Мама, у которой снова съехали очки, радостно улыбнулась.

– Они же плачут вовсе не из-за уколов, – добавила она, – а из-за предательства родителей[5 - Тогда мудрость маминых слов меня потрясла, однако ныне я склонен сомневаться в этом ее суждении. Все же многие дети паникуют из-за уколов, сколько ты их не предупреждай и не рассказывай об этом. Многим приятнее лживая доброта. И многим понравился бы такой комплимент от медсестры, даже если бы они знали, что она делала его каждому.].

Выслушав папу с мамой, медсестра нахмурилась и вновь обернулась ко мне.

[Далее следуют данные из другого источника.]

@@ -669,8 +739,8 @@
                         STAMP(7)
                         LSTAMP(1)
                     }
-                    factor_level(std::true_type{}, std::integral_constant<int, 0>{}, L, blk0);
-                    level_end(std::true_type{}, 0, L, blk0);
+                    factor_level(std::true_type{}, std::integral_constant<int, 0>{}, std::false_type{}, 0, L, blk0);
+                    level_end(std::true_type{}, 0, L, blk0, false);
                 }
             }
 
@@ -684,18 +754,24 @@
                 level_post(std::false_type{}, k, L, blk);
                 eliminate(k, L, blk);
                 QT_MARK("hh-select")
-                {
-                    const int s0 = (rows_min(L.work ? L.Fc : 0x3fffffff) + SIG) >> 4;
-                    if (NS > 3 && s0 >= 3)
-                        factor_level(std::false_type{}, std::integral_constant<int, (NS > 3 ? 3 : 0)>{}, L, blk);
+                bool retired = false;
+                {
+                    const int fcmin = rows_min(L.work ? L.Fc : 0x3fffffff);
+                    const int s0    = (fcmin + SIG) >> 4;
+                    if constexpr (RETIRE)
+                        retired = __ballot(!L.work) == 0ull && rows_max(L.Fc) == fcmin && s0 == kRetireSlot && ((fcmin + SIG) & 15) == 15;
+                    if (RETIRE && retired)
+                        factor_level(std::false_type{}, std::integral_constant<int, (RETIRE ? kRetireSlot : 0)>{}, std::integral_constant<bool, RETIRE>{}, k, L, blk);
+                    else if (NS > 3 && s0 >= 3)
+                        factor_level(std::false_type{}, std::integral_constant<int, (NS > 3 ? 3 : 0)>{}, std::false_type{}, k, L, blk);
                     else if (NS > 2 && s0 >= 2)
-                        factor_level(std::false_type{}, std::integral_constant<int, (NS > 2 ? 2 : 0)>{}, L, blk);
+                        factor_level(std::false_type{}, std::integral_constant<int, (NS > 2 ? 2 : 0)>{}, std::false_type{}, k, L, blk);
                     else if (NS > 1 && s0 >= 1)
-                        factor_level(std::false_type{}, std::integral_constant<int, (NS > 1 ? 1 : 0)>{}, L, blk);
+                        factor_level(std::false_type{}, std::integral_constant<int, (NS > 1 ? 1 : 0)>{}, std::false_type{}, k, L, blk);
                     else
-                        factor_level(std::false_type{}, std::integral_constant<int, 0>{}, L, blk);
-                }
-                level_end(std::false_type{}, k, L, blk);
+                        factor_level(std::false_type{}, std::integral_constant<int, 0>{}, std::false_type{}, k, L, blk);
+                }
+                level_end(std::false_type{}, k, L, blk, retired);
             }
 
             QT_MARK("solve-top")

– Я все равно считаю тебя самым храбрым мальчиком из всех, что мне доводилось видеть.

Я еще тогда заподозрил, что она испытывала ко мне жалость из-за того, что поведение моих родителей столь отличалось от прочих, и решила, что они, вероятнее всего, вырастят меня ненормальным[6 - Верный, в целом, вывод, если подумать.].

Я гордо вышел из палатки с кусочком ваты и бинтом на руке, думая о блестящем будущем, ожидавшем самого храброго мальчика в мире, о чудесах, которые я увижу там, куда остальные побоятся заглянуть. Я представлял себе других детей, проводящих свою жизнь, глядя на подмигивающего кролика и упуская самое интересное.

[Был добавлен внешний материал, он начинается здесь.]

pydrobert-speech_amd/csrc/stft_wave_launch.h:

```cpp
#pragma once
#include "stft_wave_kernel.h"

namespace pds {


constexpr bool fast_f64in_kind(int n) { return n == 256 || n == 512 || n == 1024 || n == 2048; }

constexpr bool fast_deltas_kind(int n) { return n == 512 || n == 1024; }


template <int N1, int N2, int NROWS, int MINW>
int32_t launch_wave(const pds_stft_plan *plan, const BatchArgs &a) {
  using G = WaveGeom<N1, N2, NROWS>;
#ifndef PDS_DLT_MINW
#define PDS_DLT_MINW 3
#endif
  constexpr int DMINW = (N1 == 64 && N2 == 16) ? 2 : MINW > PDS_DLT_MINW ? PDS_DLT_MINW : MINW;
  constexpr int CU_WAVES_STFT = 4 * MINW;
  constexpr int F64_MINW = (N1 == 64 && N2 == 16) ? 2 : MINW, F64_WAVES = 4 * F64_MINW;
  const int CU_WAVES = a.dl_K > 0 ? 4 * DMINW : a.in_f64 ? F64_WAVES : CU_WAVES_STFT;
  const FastTables &ft = plan->fast;
  FastParams p;
  p.sig = a.d_signal;
  p.offsets = a.d_offsets;
  p.lengths = a.d_lengths;
  p.nframes = a.d_nframes;
  p.row_off = a.d_row_off;
  p.out = a.d_out;
  p.out_stride = a.out_stride;
  p.win_lane = ft.d_window;
  p.tw_lane = (const float2 *)ft.d_twiddle;
  p.tw_special = (const float2 *)ft.d_tw_special;
  constexpr bool LEAN_ALL = G::LEAN || (PDS_LEAN_1024 && N1 == 64 && N2 == 16);
  p.win_half = LEAN_ALL ? ft.d_win_half : nullptr;
  p.tw_seed = LEAN_ALL ? (const float2 *)ft.d_tw_seed : nullptr;
  p.ell_w = ft.d_ell_w;
  p.ell_meta = ft.d_ell_meta;
  p.ell_len = ft.d_ell_len;
  p.ell_woff = ft.d_ell_woff;
  p.ell_wfloats = ft.ell_wfloats;
  p.ell_slots = ft.ell_slots;
  p.L = plan->d.frame_length;
  p.S = plan->d.frame_shift;
  p.pad_left = a.pad_left;
  p.include_energy = plan->d.include_energy;
  p.use_power = plan->d.use_power;
  p.use_log = plan->d.use_log;
  p.log_floor = (float)plan->d.log_floor;
  p.inv_L = 1.0f / (float)plan->d.frame_length;
  p.num_utts = a.B;
  const int64_t chunks = (a.max_frames + G::GROUPS - 1) / G::GROUPS;
  if (chunks * a.B > 0x7fffffff || chunks > 0x3fffffff || a.out_stride * G::GROUPS > (a.out_f64 ? 0x0fffffff : 0x1fffffff) ||
      a.max_frames * plan->d.frame_shift > 0x7fffffff) {
    set_error("stft_batch: too many frame chunks in one call");
    return PDS_ERR_INVALID;
  }
  p.chunks_per_utt = (int)chunks;
  const size_t lds_cu = 160 * 1024;
  const size_t per_wave = (size_t)G::EXCH_F2 * 8;
  const int stat_c = a.d_stat_part ? plan->d.num_filts + (plan->d.include_energy ? 1 : 0) : 0;
  const int stat_cs = (stat_c + 3) & ~3;
  const size_t stat_pw = (size_t)2 * stat_cs * 8;
  int shapes[4][2] = {{CU_WAVES / 2, 2}, {CU_WAVES, 1}, {CU_WAVES * 3 / 4, 1}, {CU_WAVES * 5 / 8, 1}};
#ifdef PDS_ONE_WG
  shapes[0][0] = CU_WAVES, shapes[0][1] = 1;
#endif
  if (CU_WAVES % 8 != 0) {
    shapes[0][0] = CU_WAVES, shapes[0][1] = 1;
    shapes[1][0] = CU_WAVES * 2 / 3, shapes[1][1] = 1;
    shapes[2][0] = CU_WAVES / 3, shapes[2][1] = 1;
    shapes[3][0] = CU_WAVES / 3, shapes[3][1] = 1;
  }
  constexpr int CU_WAVES_K = CU_WAVES_STFT;
  int waves = CU_WAVES / 2, wgs_per_cu = 2;
  size_t area_bytes = per_wave;
  bool in_lds = false;
  p.seg_rounds = 0;
  p.seg_len = 0;
  p.num_filts = plan->d.num_filts;
  const bool pre = a.preemph != 0.0;
  int walk = 0;
  const bool dl = a.dl_K > 0 && ft.rsn_rounds > 0;
  constexpr bool PFG = (N1 == 32 || N1 == 64) && N2 == 16;
  const char *pf_env = std::getenv("PDS_STFT_PF");
  constexpr bool PF_PRODUCT = N1 == 64 && N2 == 16;
  [[maybe_unused]] constexpr bool PF_MSEG = false;
  constexpr bool MSEG3 = N1 == 64 && N2 == 16;
  constexpr int MS_WAVES = MSEG3 ? 12 : 4 * MINW, MS_MINW = MSEG3 ? 3 : MINW;
  static_assert(!MSEG3 || !PDS_LEAN_1024 || MINW == 3, "the 64 x 16 geometry is instantiated for three waves per SIMD (stft_geoms.def)");
  const bool pf_ok = (PDS_EXPERIMENTS || PF_PRODUCT) && PFG && !pre && !a.in_f64 && !a.in_i16 && !a.stretch && a.dl_K == 0 &&
                     ft.d_win_half && ft.d_tw_seed && !(pf_env && pf_env[0] == '0');
  constexpr int PF_WSTR = ((NROWS + 3) & ~3) % 8 == 4 ? ((NROWS + 3) & ~3) : ((NROWS + 3) & ~3) + 4;
  const size_t pf_extra = (PDS_PF_WIN == 1) ? (size_t)N2 * PF_WSTR * 4 : 0;
  const size_t lean_extra = LEAN_ALL ? (size_t)N2 * win_table_stride(NROWS) * 4 : 0;
  const size_t mseg3_extra = LEAN_ALL ? 0 : (size_t)N2 * win_table_stride(NROWS) * 4;
  constexpr bool MSG = G::GROUPS == 4 && inl::is_pow2(N1);
  constexpr bool SEGOK = G::GROUPS == 4 || (inl::is_pow2(N1) && N2 >= 32);
  for (int cand = (G::GROUPS == 4) ? (dl ? 2 : ft.walk) : (SEGOK && ft.walk == 1 ? 1 : 0); cand >= 0 && !in_lds; --cand) {
    if (cand == 3 && (!MSG || ft.ms_rounds == 0 || pre || a.in_f64 || a.in_i16)) continue;
    if ((cand == 2 && !dl && ft.rs_rounds == 0) || (cand == 1 && (ft.seg_rounds == 0 || pre || a.in_f64 || a.in_i16))) continue;
    const int meta_ints = cand == 3 ? ft.ms_meta_ints : cand == 2 ? (dl ? ft.rsn_rounds : ft.rs_rounds) * 64 : cand == 1 ? ft.seg_meta_ints : ft.ell_slots * N2;
    const int meta_pad = cand == 2 ? meta_ints * 4 : (std::max(meta_ints, USLOTS * N2) + 3) / 4 * 4;
    const size_t fixed = (size_t)N2 * 8 + (size_t)meta_pad * 4 + (cand == 2 && pf_ok ? pf_extra : 0) + lean_extra +
                         (cand == 3 && MSEG3 ? mseg3_extra : 0);
    const size_t table_bytes = (size_t)(cand == 3 ? ft.ms_wfloats : cand == 2 ? (dl ? ft.rsn_wfloats : ft.rs_wfloats) : cand == 1 ? ft.seg_wfloats : ft.ell_wfloats) * 4;
    if (cand == 1 && (size_t)G::GROUPS * G::PSTR * 4 + (size_t)ft.seg_rounds * 64 * 4 * G::GROUPS > per_wave) continue;
    if (cand == 3 && (size_t)G::GROUPS * G::PSTR * 4 + (size_t)ft.ms_slots * 64 > per_wave) continue;
    const size_t area_c = (cand == 3 && MSEG3)
                              ? std::max((size_t)G::XMIN_F * 4, (size_t)G::GROUPS * G::PSTR * 4 + (size_t)ft.ms_slots * 64)
                              : per_wave;
    const int ms_shapes[5][2] = {{12, 1}, {11, 1}, {10, 1}, {9, 1}, {8, 1}};
    const int (*try_shapes)[2] = (cand == 3 && MSEG3) ? ms_shapes : shapes;
    for (int si = 0; si < ((cand == 3 && MSEG3) ? 5 : 4); ++si) {
      const int *shape = try_shapes[si];
      if (shape[0] * (area_c + stat_pw) + fixed + table_bytes + 48 <= lds_cu / shape[1]) {
        waves = shape[0];
        wgs_per_cu = shape[1];
        in_lds = true;
        area_bytes = area_c;
        break;
      }
    }
    p.ell_meta_pad = meta_pad;
    p.ell_meta_ints = meta_ints;
    if (in_lds && cand == 3) {
      p.ell_w = ft.d_ms_w;
      p.ell_meta = ft.d_ms_meta;
      p.ell_wfloats = ft.ms_wfloats;
      p.seg_rounds = ft.ms_rounds;
      p.seg_len = ft.ms_len;
    } else if (in_lds && cand == 1) {
      p.ell_w = ft.d_seg_w;
      p.ell_meta = ft.d_seg_meta;
      p.ell_wfloats = ft.seg_wfloats;
      p.seg_rounds = ft.seg_rounds;
      p.seg_len = ft.seg_len;
    } else if (in_lds && cand == 2) {
      p.ell_w = dl ? ft.d_rsn_w : ft.d_rs_w;
      p.ell_meta = dl ? ft.d_rsn_meta : ft.d_rs_meta;
      p.ell_wfloats = dl ? ft.rsn_wfloats : ft.rs_wfloats;
      p.seg_rounds = dl ? ft.rsn_rounds : ft.rs_rounds;
      p.seg_len = dl ? ft.rsn_len : ft.rs_len;
    }
    if (in_lds) walk = cand;
  }
#ifdef PDS_FORCE_WAVES
  if (in_lds && PDS_FORCE_WAVES <= CU_WAVES / 2) waves = PDS_FORCE_WAVES, wgs_per_cu = 2;
#endif
  const size_t fixed = (size_t)N2 * 8 + (size_t)p.ell_meta_pad * 4 + (walk == 2 && in_lds && pf_ok ? pf_extra : 0) + lean_extra +
                       (walk == 3 && in_lds && MSEG3 ? mseg3_extra : 0);
  const size_t table_bytes = (size_t)p.ell_wfloats * 4;
  if (a.in_i16 && !in_lds) {
    set_error("stft_batch_i16in: not served for this plan (filter table outside LDS)");
    return PDS_ERR_INVALID;
  }
  if (pre && !in_lds) {
    if (a.in_f64 || a.out_f64 || a.dl_K > 0 || a.d_stat_part) {
      set_error("stft_batch: fused pre-emphasis with the filter table outside LDS is served for float32 samples and plain "
                "float32 features only");
      return PDS_ERR_INVALID;
    }
    return launch_stft_generic_f32(plan, a);
  }
  p.preemph = (float)a.preemph;
  p.preemph_d = a.preemph;
  p.waves = waves;
  p.mf_tab = ft.d_mf_tab;
#if PDS_STAMPS
  p.stamps = g_stamp_buf;
#else
  p.stamps = nullptr;
#endif
  p.area_f = (int)(area_bytes / 4);
  size_t smem = waves * area_bytes + fixed + (in_lds ? table_bytes : 0);
  smem = (smem + 15) & ~(size_t)15;
  p.lds_ticket_off = (int)(smem / 4);
  smem += 16;
  p.lds_stat_off = (int)(smem / 4);
  smem += (size_t)waves * stat_pw;
  p.stat_part = nullptr;
  p.stat_c = stat_c;
  p.stat_cs = stat_cs;
  p.waves_rcp = (unsigned)((0x100000000ull + (unsigned)waves - 1) / (unsigned)waves);
  {
    const char *dyn_env = std::getenv("PDS_STFT_DYN");
    p.dyn = (dyn_env && dyn_env[0] == '0') ? 0 : 1;
  }
  constexpr bool W4 = G::GROUPS == 4;
  const bool seg = SEGOK && (walk == 1 || walk == 3), rsg = W4 && walk == 2, mseg = MSG && walk == 3;
  auto kern = pre      ? (rsg ? stft_wave_kernel<N1, N2, NROWS, CU_WAVES_K, MINW, true, true, false, 0, W4>
                              : stft_wave_kernel<N1, N2, NROWS, CU_WAVES_K, MINW, true, true>)
              : rsg    ? stft_wave_kernel<N1, N2, NROWS, CU_WAVES_K, MINW, true, false, false, 0, W4>
              : mseg   ? stft_wave_kernel<N1, N2, NROWS, MS_WAVES, MS_MINW, true, false, MSG ? 2 : 0>
              : seg    ? stft_wave_kernel<N1, N2, NROWS, CU_WAVES_K, MINW, true, false, SEGOK ? 1 : 0>
              : in_lds ? stft_wave_kernel<N1, N2, NROWS, CU_WAVES_K, MINW, true, false>
                       : stft_wave_kernel<N1, N2, NROWS, CU_WAVES_K, MINW, false, false>;
  constexpr int MFS = (PDS_EXPERIMENTS && N1 == 32 && N2 == 16) ? mfma_front_steps(NROWS) : 0;
  bool mf = false;
  if constexpr (MFS > 0) {
    if (in_lds && ft.d_mf_tab && ft.mf_rows == NROWS && !mseg) {
      mf = true;
      kern = pre   ? (rsg ? stft_wave_kernel<N1, N2, NROWS, CU_WAVES_K, MINW, true, true, false, MFS, W4>
                          : stft_wave_kernel<N1, N2, NROWS, CU_WAVES_K, MINW, true, true, false, MFS>)
             : rsg ? stft_wave_kernel<N1, N2, NROWS, CU_WAVES_K, MINW, true, false, false, MFS, W4>
             : seg ? stft_wave_kernel<N1, N2, NROWS, CU_WAVES_K, MINW, true, false, W4, MFS>
                   : stft_wave_kernel<N1, N2, NROWS, CU_WAVES_K, MINW, true, false, false, MFS>;
    }
  }
  bool pf_used = false;
  if (MSEG3 && mseg) {
    p.win_half = ft.d_win_half;
    p.tw_seed = (const float2 *)ft.d_tw_seed;
  }
#if PDS_EXPERIMENTS
  if constexpr (PFG) {
    if (pf_ok && in_lds && !mf && (rsg || seg || (mseg && !PF_MSEG))) {
      pf_used = true;
      kern = rsg    ? stft_wave_kernel<N1, N2, NROWS, CU_WAVES_K, MINW, true, false, 0, 0, W4, float, float, 0, false, PFG>
             : mseg ? stft_wave_kernel<N1, N2, NROWS, CU_WAVES_K, MINW, true, false, MSG ? 2 : 0, 0, false, float, float, 0, false, PFG>
                    : stft_wave_kernel<N1, N2, NROWS, CU_WAVES_K, MINW, true, false, SEGOK ? 1 : 0, 0, false, float, float, 0, false, PFG>;
      p.win_half = ft.d_win_half;
      p.tw_seed = (const float2 *)ft.d_tw_seed;
    }
  }
#endif
  bool str_used = false;
  if constexpr (inl::is_pow2(N1))
  if (a.stretch && !pre && !a.in_f64 && !a.in_i16 && a.dl_K == 0 && !mf && a.d_chunk_prefix && in_lds) {
    str_used = true;
    kern = rsg      ? stft_wave_kernel<N1, N2, NROWS, CU_WAVES_K, MINW, true, false, 0, 0, W4, float, float, 0, true>
           : mseg   ? stft_wave_kernel<N1, N2, NROWS, MS_WAVES, MS_MINW, true, false, MSG ? 2 : 0, 0, false, float, float, 0, true>
           : seg    ? stft_wave_kernel<N1, N2, NROWS, CU_WAVES_K, MINW, true, false, SEGOK ? 1 : 0, 0, false, float, float, 0, true>
                    : stft_wave_kernel<N1, N2, NROWS, CU_WAVES_K, MINW, true, false, 0, 0, false, float, float, 0, true>;
    p.chunk_prefix = a.d_chunk_prefix;
  }
  int strx_which = -1;
  if constexpr (W4 && (N1 == 32 || N1 == 64) && N2 == 16) {
    if (a.stretch && (pre || a.in_i16) && !a.in_f64 && a.dl_K == 0 && !mf && a.d_chunk_prefix && in_lds && rsg && !a.d_stat_part) {
      using I = int16_t;
      str_used = true;
      kern = a.in_i16 ? (pre ? stft_wave_kernel<N1, N2, NROWS, CU_WAVES_K, MINW, true, true, 0, 0, true, I, float, 0, true>
                             : stft_wave_kernel<N1, N2, NROWS, CU_WAVES_K, MINW, true, false, 0, 0, true, I, float, 0, true>)
                      : stft_wave_kernel<N1, N2, NROWS, CU_WAVES_K, MINW, true, true, 0, 0, true, float, float, 0, true>;
      p.chunk_prefix = a.d_chunk_prefix;
      strx_which = a.in_i16 ? (pre ? 38 : 37) : 36;
    }
  }
  if (a.d_stat_part) {
    if (!str_used || !in_lds || walk == 0 || G::GROUPS != 4 || (rsg && MINW > 2)) {
      set_error("stft_cmvn_batch: not served for this plan and call (needs a 16-lane power-of-two geometry, a segment "
                "walk with its tables and the waves' sums in LDS, float32 samples, no fused pre-emphasis)");
      return PDS_ERR_INVALID;
    }
    p.stat_part = a.d_stat_part;
  }
  int f64_which = -1;
  if (a.in_f64) {
    constexpr bool F64IN = fast_f64in_kind(N1 * N2);
    if constexpr (F64IN) {
      if (!in_lds || (a.out_f64 && pre)) {
        set_error("stft_batch_f64in: not served for this plan (filter table outside LDS, or float64 features with fused pre-emphasis)");
        return PDS_ERR_INVALID;
      }
      mf = false;
      p.win_half = ft.d_win_half;
      p.tw_seed = (const float2 *)ft.d_tw_seed;
      if (a.out_f64)
        kern = rsg ? stft_wave_kernel<N1, N2, NROWS, F64_WAVES, F64_MINW, true, false, false, 0, W4, double, double>
                   : stft_wave_kernel<N1, N2, NROWS, F64_WAVES, F64_MINW, true, false, false, 0, false, double, double>;
      else if (pre)
        kern = rsg ? stft_wave_kernel<N1, N2, NROWS, F64_WAVES, F64_MINW, true, true, false, 0, W4, double, float>
                   : stft_wave_kernel<N1, N2, NROWS, F64_WAVES, F64_MINW, true, true, false, 0, false, double, float>;
      else
        kern = rsg ? stft_wave_kernel<N1, N2, NROWS, F64_WAVES, F64_MINW, true, false, false, 0, W4, double, float>
                   : stft_wave_kernel<N1, N2, NROWS, F64_WAVES, F64_MINW, true, false, false, 0, false, double, float>;
      f64_which = 12 + (a.out_f64 ? 4 : pre ? 2 : 0) + (rsg ? 1 : 0);
    } else {
      set_error("stft_batch_f64in: no fused float64-input kernel for this transform size");
      return PDS_ERR_INVALID;
    }
  }
  int i16_which = -1;
  if (a.in_i16 && a.dl_K == 0 && strx_which < 0) {
    constexpr bool I16IN = fast_f64in_kind(N1 * N2);
    if constexpr (I16IN) {
      if (a.in_f64 || a.out_f64 || a.d_stat_part) {
        set_error("stft_batch_i16in: float32 features, no fused CMVN sums");
        return PDS_ERR_INVALID;
      }
      mf = false;
      kern = pre ? (rsg ? stft_wave_kernel<N1, N2, NROWS, CU_WAVES_K, MINW, true, true, false, 0, W4, int16_t, float>
                        : stft_wave_kernel<N1, N2, NROWS, CU_WAVES_K, MINW, true, true, false, 0, false, int16_t, float>)
                 : (rsg ? stft_wave_kernel<N1, N2, NROWS, CU_WAVES_K, MINW, true, false, false, 0, W4, int16_t, float>
                        : stft_wave_kernel<N1, N2, NROWS, CU_WAVES_K, MINW, true, false, false, 0, false, int16_t, float>);
      i16_which = 32 + (pre ? 2 : 0) + (rsg ? 1 : 0);
    } else {
      set_error("stft_batch_i16in: no fused int16-input kernel for this transform size");
      return PDS_ERR_INVALID;
    }
  }
  int dl_which = -1;
  if (a.dl_K > 0) {
    constexpr bool DELTAS = fast_deltas_kind(N1 * N2) && G::GROUPS == 4;
    if constexpr (DELTAS) {
      const int staged = ((a.dl_K + 1) * (plan->d.num_filts + (plan->d.include_energy ? 1 : 0)) + 3) / 4 * 16 + 64;
      if (!in_lds || !rsg || !dl || ft.rsn_rounds > 2 || (plan->d.include_energy && ft.rs_eslot < 0) || a.out_f64 ||
          staged > G::EXCH_F2 * 2) {
        set_error("stft_deltas_batch: not served for this plan and call (needs the row-segment filter walk with at "
                  "most two rounds in LDS and float32 features)");
        return PDS_ERR_INVALID;
      }
      mf = false;
      using D = double;
      using I = int16_t;
      kern = a.in_f64 ? (pre ? stft_wave_kernel<N1, N2, NROWS, 4 * DMINW, DMINW, true, true, false, 0, true, D, float, 2>
                             : stft_wave_kernel<N1, N2, NROWS, 4 * DMINW, DMINW, true, false, false, 0, true, D, float, 2>)
             : a.in_i16 ? (pre ? stft_wave_kernel<N1, N2, NROWS, 4 * DMINW, DMINW, true, true, false, 0, true, I, float, 2>
                               : stft_wave_kernel<N1, N2, NROWS, 4 * DMINW, DMINW, true, false, false, 0, true, I, float, 2>)
                      : (pre ? stft_wave_kernel<N1, N2, NROWS, 4 * DMINW, DMINW, true, true, false, 0, true, float, float, 2>
                             : stft_wave_kernel<N1, N2, NROWS, 4 * DMINW, DMINW, true, false, false, 0, true, float, float, 2>);
      if (a.in_f64 || PDS_DLT_CHAIN) {
        p.win_half = ft.d_win_half;
        p.tw_seed = (const float2 *)ft.d_tw_seed;
      }
      p.dl_order = a.dl_K;
      dl_which = a.in_i16 ? (pre ? 26 : 21) : 18 + (a.in_f64 ? 1 : 0) + (pre ? 10 : 0);
      for (int j = 0; j < 5; ++j) p.dl_f1[j] = (float)a.dl_taps[j];
      for (int j = 0; j < 9; ++j) p.dl_f2[j] = a.dl_K > 1 ? (float)a.dl_taps[5 + j] : 0.0f;
      p.dl_inner = plan->d.num_filts + (plan->d.include_energy ? 1 : 0);
      p.dl_eslot = plan->d.include_energy ? ft.rs_eslot : -1;
      p.chunk_prefix = a.d_chunk_prefix;
#if defined(PDS_DL_DEBUG_SWITCH) && PDS_DL_DEBUG_SWITCH
      p.dl_debug = std::getenv("PDS_DL_DEBUG") ? std::atoi(std::getenv("PDS_DL_DEBUG")) : 0;
#else
      p.dl_debug = 0;
#endif
    } else {
      set_error("stft_deltas_batch: no fused kernel for this transform size");
      return PDS_ERR_INVALID;
    }
  }
  constexpr int kDevices = 64;
  static std::atomic<size_t> attr_smem[kDevices][40];
  const int which = strx_which >= 0  ? strx_which
                    : dl_which >= 0    ? dl_which
                    : f64_which >= 0 ? f64_which
                    : i16_which >= 0 ? i16_which
                    : pf_used        ? (rsg ? 27 : mseg ? 30 : 31)
                    : str_used       ? 22 + (rsg ? 0 : mseg ? 1 : seg ? 2 : 3)
                    : mseg           ? 20
                                     : (pre ? (rsg ? 5 : 2) : rsg ? 4 : seg ? 3 : (in_lds ? 1 : 0)) + (mf ? 6 : 0);
  const bool cached = plan->device >= 0 && plan->device < kDevices;
  if (!cached || smem > attr_smem[plan->device][which].load(std::memory_order_relaxed)) {
    PDS_HIP(hipFuncSetAttribute((const void *)kern, hipFuncAttributeMaxDynamicSharedMemorySize,
                                (int)smem));
    if (cached) attr_smem[plan->device][which].store(smem, std::memory_order_relaxed);
  }
  int64_t grid = (int64_t)ft.num_cus * wgs_per_cu;
  const int64_t need = (chunks * a.B + waves - 1) / waves;
  if (grid > need) grid = need;
  const int64_t grid_waves = grid * waves;
  p.step_utts = (int)(grid_waves / chunks);
  p.step_chunks = (int)(grid_waves % chunks);
  if (a.dl_K > 0 || str_used) {
    grid = std::min<int64_t>((int64_t)ft.num_cus * wgs_per_cu, std::max<int64_t>(1, (chunks * a.B + 4 * waves - 1) / (4 * waves)));
    if (!a.prefix_prepared) {
      const int32_t rc_prefix = launch_chunk_prefix(a.d_nframes, a.B, G::GROUPS, a.d_chunk_prefix, a.stream);
      if (rc_prefix != PDS_OK) return rc_prefix;
    }
  }
  if (a.grid_waves_out) *a.grid_waves_out = (int32_t)(grid * waves);
  hipLaunchKernelGGL(kern, dim3((unsigned)grid), dim3(waves * 64), smem, a.stream, p);
  PDS_HIP(hipGetLastError());
  return PDS_OK;
}

}
```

Я повернулся, намереваясь поблагодарить маму с папой за то, что сразу сказали мне правду, но не увидел на их лицах и тени прежней гордости. Мама положила голову папе на плечо, а тот приобнял ее за плечи.

– Как же это несправедливо, – сказала она.

Папа вздохнул в ответ.

– Она все видела своими глазами – Майкл не заплакал. Она лжет детям, а мы вывели ее на чистую воду. Естественно, ее это взбесило, и она выместила свою злобу на нас.

Мама уныла поплелась за отцом, прохныкав:

– Мы ей не понравились.

Папа убрал руку с ее плеч и ощутимо напрягся.

– Ее мнение не должно тебя волновать, вообще. Она просто случайный чужой человек[7 - Этот разговор родителей я помню очень хорошо – он повторялся из раза в раз все мое детство с незначительными вариациями. Я вообще хорошо помню свое детство не в последнюю очередь из-за его однообразия.].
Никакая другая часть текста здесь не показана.